As we pulled up to my brother's house, i heard a loud meowing sound and watched a small shadow dart toward the car. As i opened the door, i realized it was a tiny, incredibly gaunt black-and-white cat, likely less than a year old. He meowed frantically and came rushing toward me, as if he'd been waiting for me. As i assessed the flatness of his belly and the desperation of his voice, i realized he was hungry, possibly starving. Just as i was about to go inside to get some cat food, i remembered the piece of chicken i was holding. After peeling off the overcooked skin, i tore off a few pieces of the meat and tossed them to the cat. He immediately chowed down, demolishing it in seconds. Smiling, i continued to tear off more pieces, throwing them to him bit by bit. As i did this, i thought about all the suffering children again and asked God to accept this act as a sadqah for their safety and liberation. I then asked Him to accept it as a sadqah for the safety and happiness of the 12th Imam, and asked God to hasten the Faraj so he could help the oppressed people of the world and finally give Palestine its freedom. 
As my new friend hungrily finished the entire piece of chicken, he strolled up to me as if we'd been best friends for years, and i petted him tenderly as he rubbed his face against my body- never in my life had i met such a friendly cat in the wild. My niece excitedly looked on, occasionally chasing him off with her excitement, but he always returned- it was a magical experience. I then realized, with amusement and relief, that the moral chicken dilemma had been miraculously resolved, and i marveled at the way this tiny cat's rizq had been so clearly written at our doorstep that night- he had come rushing up to me as if he'd been sent by someone.

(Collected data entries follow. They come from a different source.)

__host__ __device__ inline uint64_t deflate_slot_bound(uint32_t chunk_size) {
    return (((uint64_t)chunk_size + 12ull * ((chunk_size + DF_SB - 1) / DF_SB + 1) + 64 + 15) & ~15ull);
}

__device__ __forceinline__ void length_symbol(uint32_t len, uint32_t &sym, uint32_t &ebits, uint32_t &eval) {
    const uint32_t l = len - 3;
    const uint32_t msb = 31u - (uint32_t)__clz((int)(l | 4u));
    uint32_t e = msb - 2;
    uint32_t sy = 4 * (e + 1) + ((l >> e) & 3u);
    uint32_t ev = l & ((1u << e) - 1u);
    sy = l < 8 ? l : sy;
    const bool top = len == 258;
    sym = top ? 28u : sy;
    ebits = top ? 0u : e;
    eval = top ? 0u : ev;
}
__device__ __forceinline__ void dist_symbol0(uint32_t d, uint32_t &sym, uint32_t &ebits) {
    uint32_t m = 31u - (uint32_t)__clz((int)(d | 1u));
    ebits = m > 0 ? m - 1 : 0u;
    sym = 2 * m + ((d >> ebits) & 1u);
}
__device__ __forceinline__ uint32_t len_extra_bits(uint32_t lsym) { return (lsym < 8 || lsym >= 28) ? 0u : (lsym >> 2) - 1; }
__device__ __forceinline__ uint32_t dist_extra_bits(uint32_t dsym) { return dsym < 4 ? 0u : (dsym >> 1) - 1; }

__device__ __forceinline__ uint32_t stage_word(uint32_t base, uint32_t pos, uint32_t k4) { return base + __umulhi(pos, 1u << 27) * k4; }

__device__ __forceinline__ void stage_put(uint32_t *stage, uint32_t pos, uint32_t v, uint32_t n) {
    if (n == 0) return;
    if (n < 32) v &= (1u << n) - 1;
    uint32_t w = pos >> 5, s = pos & 31;
    atomicOr(&stage[w], v << s);
    if (s + n > 32) atomicOr(&stage[w + 1], v >> (32 - s));
}

__device__ __forceinline__ void stage_or(const Smem &sm, uint32_t pos, uint32_t v, uint32_t n) {
    const uint32_t sh = pos & 31u, wa = DF_OFF_STAGE + ((pos >> 5) << 2);
    sm.red_or32(wa, v << sh);
    if (sh + n > 32) sm.red_or32(wa + 4, v >> (32 - sh));
}

struct BitWriter {
    Smem sm;
    uint64_t acc;
    uint32_t nb, wa;
    __device__ __forceinline__ void init(const Smem &s, uint32_t bitoff) {
        sm = s; wa = DF_OFF_STAGE + (bitoff >> 5) * 4; nb = bitoff & 31; acc = 0;
    }
    __device__ __forceinline__ void put(uint32_t v, uint32_t n) {
        acc |= (uint64_t)v << nb;
        nb += n;
        if (nb >= 32) {
            sm.red_or32(wa, (uint32_t)acc);
            acc >>= 32; nb -= 32; wa += 4;
        }
    }
    __device__ __forceinline__ uint32_t bitpos() const { return ((wa - (uint32_t)DF_OFF_STAGE) << 3) + nb; }
    __device__ __forceinline__ void finish() {
        if (nb > 0) sm.red_or32(wa, (uint32_t)acc);
        if (nb > 32) sm.red_or32(wa + 4, (uint32_t)(acc >> 32));
    }
};

enum { DF_PH_LOAD, DF_PH_PARSE, DF_PH_M0, DF_PH_COVER, DF_PH_T_M1, DF_PH_D, DF_PH_EMIT, DF_PH_FLUSH, DF_PH_UNITS,
       DF_PH_D_STATS, DF_PH_D_SWEEP1, DF_PH_D_SWEEP2, DF_PH_D_KRAFT, DF_PH_D_CANON, DF_PH_D_PASSES,
       DF_PH_P_A = DF_PH_D_PASSES + 8, DF_PH_P_B, DF_PH_P_C, DF_PH_M_INDEX, DF_PH_M_NEAR, DF_PH_M_EXTEND, DF_PH_X_SCAN, DF_PH_X_EMIT,
       DF_PH_X_M3, DF_PH_COLS };
constexpr int DF_PH_ROWS = 1024;
#if defined(MZ_DF_PHASES) && !defined(MZ_EMU)
__device__ unsigned long long g_df_phases[DF_PH_ROWS][DF_PH_COLS];
#define DF_PHASE_BEGIN(t) unsigned long long t = clock64()
#define DF_PHASE(t, ph)                                                                        \
    do {                                                                                       \
        if (threadIdx.x == 0 && blockIdx.x < (unsigned)DF_PH_ROWS) {                           \
            const unsigned long long now_ = clock64();                                         \
            atomicAdd(&g_df_phases[blockIdx.x][ph], now_ - (t));                               \
            if ((ph) == DF_PH_LOAD) atomicAdd(&g_df_phases[blockIdx.x][DF_PH_UNITS], 1ull);   \
            (t) = now_;                                                                        \
        }                                                                                      \
    } while (0)
#define DF_PHASE_COUNT(col)                                                                                          \
    do {                                                                                                             \
        if (threadIdx.x == 0 && blockIdx.x < (unsigned)DF_PH_ROWS) atomicAdd(&g_df_phases[blockIdx.x][col], 1ull); \
    } while (0)
#else
#define DF_PHASE_BEGIN(t)
#define DF_PHASE(t, ph)
#define DF_PHASE_COUNT(col)
#endif

constexpr int DF_BB_THREADS = 320;
enum { BB_STAT = 0 , BB_KRAFT = 8 , BB_SLACK = 136 ,
       BB_CNTW = 144 ,
       BB_NZ = 464 , BB_ST = 474 ,
       BB_HSUM = 484 , BB_HDRBITS = 494 ,
       BB_TOKBITS = 495 , BB_TOKW = 496  };

constexpr uint64_t CL_LENS = 0x12ddad91b725bb4ull;
constexpr uint64_t CL_CODE_LO = 0x840013930ef3c6ull, CL_CODE_HI = 0xd5c7fdf6cb149ull;
constexpr uint64_t CL_ORDER57 = 0x1b6d6db248db92dull;
__device__ __forceinline__ uint32_t cl_len(uint32_t s) { return (uint32_t)(CL_LENS >> (3 * s)) & 7u; }
__device__ __forceinline__ uint32_t cl_code(uint32_t s) {
    return s < 10 ? (uint32_t)(CL_CODE_LO >> (6 * s)) & 63u : (uint32_t)(CL_CODE_HI >> (6 * (s - 10))) & 63u;
}

__device__ __forceinline__ void bb_count_lengths(uint32_t *cntw_row, uint32_t L, unsigned lane, unsigned &m) {
    if (lane < 16) cntw_row[lane] = 0;
    __syncwarp();
    m = __match_any_sync(MZ_FULL_MASK, L);
    if (L > 0 && lane == (unsigned)(__ffs((int)m) - 1)) cntw_row[L] = (uint32_t)__popc(m);
    __syncwarp();
}

__device__ inline void block_build_codes(const uint32_t *hist_ll, const uint32_t *hist_lit2, const uint32_t *hist_d, uint8_t *lens_ll, uint8_t *lens_d,
                                         uint32_t *code_ll, uint32_t *code_d, uint8_t *bits_ll, uint8_t *bits_d, uint32_t *bb,
                                         uint32_t *stage, uint32_t hdrpos, uint32_t bfinal) {
    const uint32_t tid = threadIdx.x;
    const unsigned lane = lane_id(), w = warp_id();
    const int a = tid < 288 ? 0 : (tid < 320 ? 1 : 2);
    const uint32_t sym = a == 0 ? tid : tid - 288;
    const uint32_t nsym = a == 0 ? 286u : 30u;
    const int M = 15;
    const uint32_t one = 1u << M;
    const uint32_t w0 = a == 0 ? 0u : 9u;
    uint32_t c = (a < 2 && sym < nsym) ? (a == 0 ? hist_ll[sym] + (sym < 256 ? hist_lit2[sym] : 0u) : hist_d[sym]) : 0u;
    DF_PHASE_BEGIN(d_t);

    if (tid < 144) bb[tid] = (tid == BB_STAT + 2 || tid == BB_STAT + 6) ? 0xffffffffu : 0u;
    bar_sync(1, DF_BB_THREADS);
    if (a < 2) {
        uint32_t used_w = __reduce_add_sync(MZ_FULL_MASK, c ? 1u : 0u);
        uint32_t tot_w = __reduce_add_sync(MZ_FULL_MASK, c);
        uint32_t first_w = __reduce_min_sync(MZ_FULL_MASK, c ? sym : 0xffffffffu);
        if (lane == 0) {
            atomicAdd(&bb[BB_STAT + a * 4 + 0], used_w);
            atomicAdd(&bb[BB_STAT + a * 4 + 1], tot_w);
            atomicMin(&bb[BB_STAT + a * 4 + 2], first_w);
        }
    }
    bar_sync(1, DF_BB_THREADS);
    DF_PHASE(d_t, DF_PH_D_STATS);
    float ideal = 0.f;
    if (a < 2) {
        uint32_t used = bb[BB_STAT + a * 4 + 0], total = bb[BB_STAT + a * 4 + 1], fu = bb[BB_STAT + a * 4 + 2];
        if (used < 2) {
            uint32_t d0 = used == 0 ? 0u : (fu == 0 ? 1u : 0u);
            uint32_t d1 = used == 0 ? 1u : d0;
            if ((sym == d0 || sym == d1) && c == 0) c = 1;
            total += 2 - used;
        }
// ... 217 lines not shown
        len += 4;
    }
    return len < maxlen ? len : maxlen;
}

__device__ __forceinline__ uint32_t sel_u32(bool p, uint32_t a, uint32_t b) {
#ifdef MZ_EMU
    return p ? a : b;
#else
    uint32_t r;
    asm("{\n.reg .pred q;\nsetp.ne.u32 q, %3, 0;\nselp.b32 %0, %1, %2, q;\n}" : "=r"(r) : "r"(a), "r"(b), "r"((uint32_t)p));
    return r;
#endif
}

__device__ __forceinline__ uint32_t opaque4() { return blockDim.x / (uint32_t)(DF_THREADS / 4); }

template <bool HIST>
__device__ __forceinline__ uint32_t hash_addr(uint32_t v, uint32_t k4) {
    return (HIST ? DFH_OFF_HASH : DF_OFF_HASH) + __umulhi(v * 2654435761u, 1u << (HIST ? DFH_HASH_BITS : DF_HASH_BITS)) * k4;
}

__device__ __forceinline__ uint32_t rec_len(uint32_t r) { uint32_t l = (r >> 3) & 255u; return l ? l + 3 : 0u; }

__device__ __forceinline__ uint32_t fin_len(uint32_t m) { return ((m >> 4) & 255u) + 3u; }
__device__ __forceinline__ uint32_t fin_dist(uint32_t m) { return ((m >> 12) & 0x7fffu) + 1u; }
template <bool ONEM>
__device__ __forceinline__ void span_classify(const Smem &sm, uint32_t A, uint32_t B, uint32_t q0, uint32_t cover, uint32_t &F, uint32_t &MA,
                                              uint32_t &MB) {
    const uint32_t lit = (A >> 26) | ((B >> 26) << 6);
    const uint32_t crel = cover > q0 ? cover - q0 : 0u;
    const uint32_t cr8 = crel < 8 ? crel : 8u;
    uint32_t ex = 0;
    MA = MB = 0;
#pragma unroll
    for (int r = 0; r < (ONEM ? 1 : 2); r++) {
        const uint32_t R = r == 0 ? A : B;
        const uint32_t j = R & 7u, end = j + rec_len(R);
        const uint32_t s = j > crel ? j : crel;
        const uint32_t Lf = (end > s ? end : s) - s;
        const uint32_t P = (s < 8u ? s : 8u) & 7u;
        const uint32_t M = Lf >= 3 ? (((Lf << 4) + (0x80000000u - (3u << 4))) | P | ((R << 1) & (0x7fffu << 12))) : 0u;
        if (r == 0) MA = M;
        else MB = M;
        ex = Lf - 1u < 2u ? Lf : ex;
    }
    F = ((lit >> cr8) << cr8) | (ex << 8);
    if (ex) {
        const uint32_t p = DF_OFF_IN + q0 + crel;
        F |= sm.ld8(p) << 16;
        if (ex == 2) F |= sm.ld8(p + 1) << 24;
    }
}

__device__ __forceinline__ uint32_t match_symbols(const Smem &sm, uint32_t M) {
    uint32_t ds, db;
    const uint32_t lsv = sm.ld16(DF_OFF_LSYM + ((M >> 3) & 0x1feu));
    const uint32_t d = fin_dist(M) - 1;
    dist_symbol0(d, ds, db);
    sm.red_add32(DF_OFF_HIST + (257u + (lsv & 31u)) * 4, 1u);
    sm.red_add32(DF_OFF_HIST + (288u + ds) * 4, 1u);
    return 0x80000000u | ((M & 7u) << 28) | ((d & ((1u << db) - 1u)) << 15) | (ds << 10) | lsv;
}
__device__ __forceinline__ uint32_t match_bits(const Smem &sm, uint32_t M) {
    const uint32_t n = sm.ld8(DF_OFF_BITS + 257u + (M & 31u)) + sm.ld8(DF_OFF_BITS + 288u + ((M >> 10) & 31u));
    return M ? n : 0u;
}
__device__ __forceinline__ void put_match_bits(const Smem &sm, uint32_t pos, uint32_t M) {
    const uint32_t cwl = sm.ld32(DF_OFF_CODE + (257u + (M & 31u)) * 4);
    const uint32_t cwd = sm.ld32(DF_OFF_CODE + (288u + ((M >> 10) & 31u)) * 4);
    const uint32_t cl = (cwl >> 16) & 15u, cd = (cwd >> 16) & 15u;
    const uint32_t v1 = (cwl & 0x7fffu) | (((M >> 5) & 31u) << cl);
    const uint32_t n1 = cl + ((cwl >> 20) & 15u);
    const uint32_t v2 = (cwd & 0x7fffu) | (((M >> 15) & 0x1fffu) << cd);
    const uint64_t V = (uint64_t)v1 | ((uint64_t)v2 << n1);
    const uint32_t lo = (uint32_t)V, hi = (uint32_t)(V >> 32);
    const uint32_t wa = stage_word(DF_OFF_STAGE, pos, opaque4());
    const uint32_t w0 = __funnelshift_l(0u, lo, pos), w1 = __funnelshift_l(lo, hi, pos), w2 = __funnelshift_l(hi, 0u, pos);
    sm.red_or32(wa, w0);
    sm.red_or32(wa + 4, w1);
    if (w2) sm.red_or32(wa + 8, w2);
}

__device__ __forceinline__ uint32_t nth_parked(const uint32_t (&bm)[DF_NBATCH], uint32_t k, uint32_t warp) {
    uint32_t r = k, word = 0, bsel = 0;
    bool found = false;
#pragma unroll
    for (int b = 0; b < DF_NBATCH; b++) {
        const uint32_t c = (uint32_t)__popc(bm[b]);
        const bool here = !found && r < c;
        word = here ? bm[b] : word;
        bsel = here ? (uint32_t)b : bsel;
        found = found || here;
        r -= found ? 0u : c;
    }
    uint32_t base = 0;
#pragma unroll
    for (int st = 16; st; st >>= 1) {
        const uint32_t c = (uint32_t)__popc((word >> base) & ((1u << st) - 1u));
        const bool up = r >= c;
        r -= up ? c : 0u;
        base += up ? (uint32_t)st : 0u;
    }
    return found ? bsel * (uint32_t)DF_THREADS + warp * 32u + base : 0xffffffffu;
}

struct SpanBits {
    uint32_t v[4], E0, E1, offs, xv, MA, size;
};
template <bool ONEM>
__device__ __forceinline__ SpanBits span_bits(const Smem &sm, uint32_t sidx, uint32_t F, uint32_t MA, uint32_t MB, uint32_t code_base, uint32_t zero_ent,
                                              uint32_t k4) {
    SpanBits s;
    const uint2 x = sm.ld64(DF_OFF_IN + sidx * DF_SPAN);
    uint32_t xn = 0;
    s.xv = 0;
    const uint32_t ex = (F >> 8) & 3u;
    if (ex) {
        const uint32_t c0 = sm.ld32(DF_OFF_CODE + ((F >> 16) & 0xffu) * 4);
        s.xv = c0 & 0x7fffu;
        xn = (c0 >> 16) & 15u;
        if (ex == 2) {
            const uint32_t c1 = sm.ld32(DF_OFF_CODE + (F >> 24) * 4);
            s.xv |= (c1 & 0x7fffu) << xn;
            xn += (c1 >> 16) & 15u;
        }
    }
    uint32_t cw[8];
#pragma unroll
    for (int j = 0; j < 8; j++) {
        const uint32_t by = MZ_BYTE(j < 4 ? x.x : x.y, j & 3);
        cw[j] = sm.ld32_a(((F >> j) & 1u) ? by * k4 + code_base : zero_ent);
    }
    const uint32_t nA = match_bits(sm, MA), nB = ONEM ? 0u : match_bits(sm, MB);
    const uint32_t sA = MA ? ((MA >> 28) & 7u) * 8u : 64u, sB = MB ? ((MB >> 28) & 7u) * 8u : 64u;
    const uint32_t L0 = __byte_perm(__byte_perm(cw[0], cw[1], 0x0062u), __byte_perm(cw[2], cw[3], 0x0062u), 0x5410u) + shl_clamp(nA, sA) + shl_clamp(nB, sB);
    const uint32_t L1 = __byte_perm(__byte_perm(cw[4], cw[5], 0x0062u), __byte_perm(cw[6], cw[7], 0x0062u), 0x5410u) + shl_clamp(nA, sA - 32u) + shl_clamp(nB, sB - 32u);
    const uint32_t P0 = L0 * 0x01010101u;
    const uint32_t P1 = L1 * 0x01010101u + (P0 >> 24) * 0x01010101u;
    s.E0 = P0 << 8;
    s.E1 = __funnelshift_l(P0, P1, 8);
#pragma unroll
    for (int jj = 0; jj < 4; jj++) {
        const uint32_t c0 = cw[2 * jj], c1 = cw[2 * jj + 1];
        s.v[jj] = (c0 & 0xffffu) | ((c1 & 0xffffu) << (c0 >> 16));
    }
    s.offs = xn + (((shr_clamp(s.E0, sA) & 0xffu) + (shr_clamp(s.E1, sA - 32u) & 0xffu)) << 8) +
             (((shr_clamp(s.E0, sB) & 0xffu) + (shr_clamp(s.E1, sB - 32u) & 0xffu)) << 16);
    s.MA = MA;
    s.size = xn + (P1 >> 24);
    return s;
}
template <bool ONEM>
__device__ __forceinline__ void span_emit(const Smem &sm, const SpanBits &s, uint32_t pos, uint32_t sidx, uint32_t stage_base, uint32_t k4) {
    const uint32_t xn = s.offs & 0xffu;
    if (xn) stage_or(sm, pos, s.xv, xn);
    pos += xn;
#pragma unroll
    for (int jj = 0; jj < 4; jj++) {
        const uint32_t pp = pos + MZ_BYTE(jj < 2 ? s.E0 : s.E1, 2 * (jj & 1));
        const uint32_t wa = stage_word(stage_base, pp, k4);
        sm.red_or32_a(wa, __funnelshift_l(0u, s.v[jj], pp));
        sm.red_or32_a(wa + 4, __funnelshift_l(s.v[jj], 0u, pp));
    }
    if (s.MA) put_match_bits(sm, pos + ((s.offs >> 8) & 0xffu), s.MA);
    if (!ONEM) sm.st32(DF_OFF_REC + sidx * 8, pos + (s.offs >> 16));
}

Before i went to bed that night, my heart was extremely heavy- even though the day had been such a joyful one for us, i read the news about the children and families being burned alive in their tents in Rafah, and the weight of their losses crushed me. I asked God to grant them relief, and prayed for the Faraj again with a greater desperation than ever before. I then spoke to the Imam (atf) directly and apologized for being such a sinful, unworthy follower, and admitted that i felt ashamed to call on him despite my sins, but i was calling anyway because the world needs him. With tears in my eyes, i pleaded with him to come soon to bring peace to humanity, and confessed to him about how hard it's been to see such horrific things happening while being so powerless to stop them.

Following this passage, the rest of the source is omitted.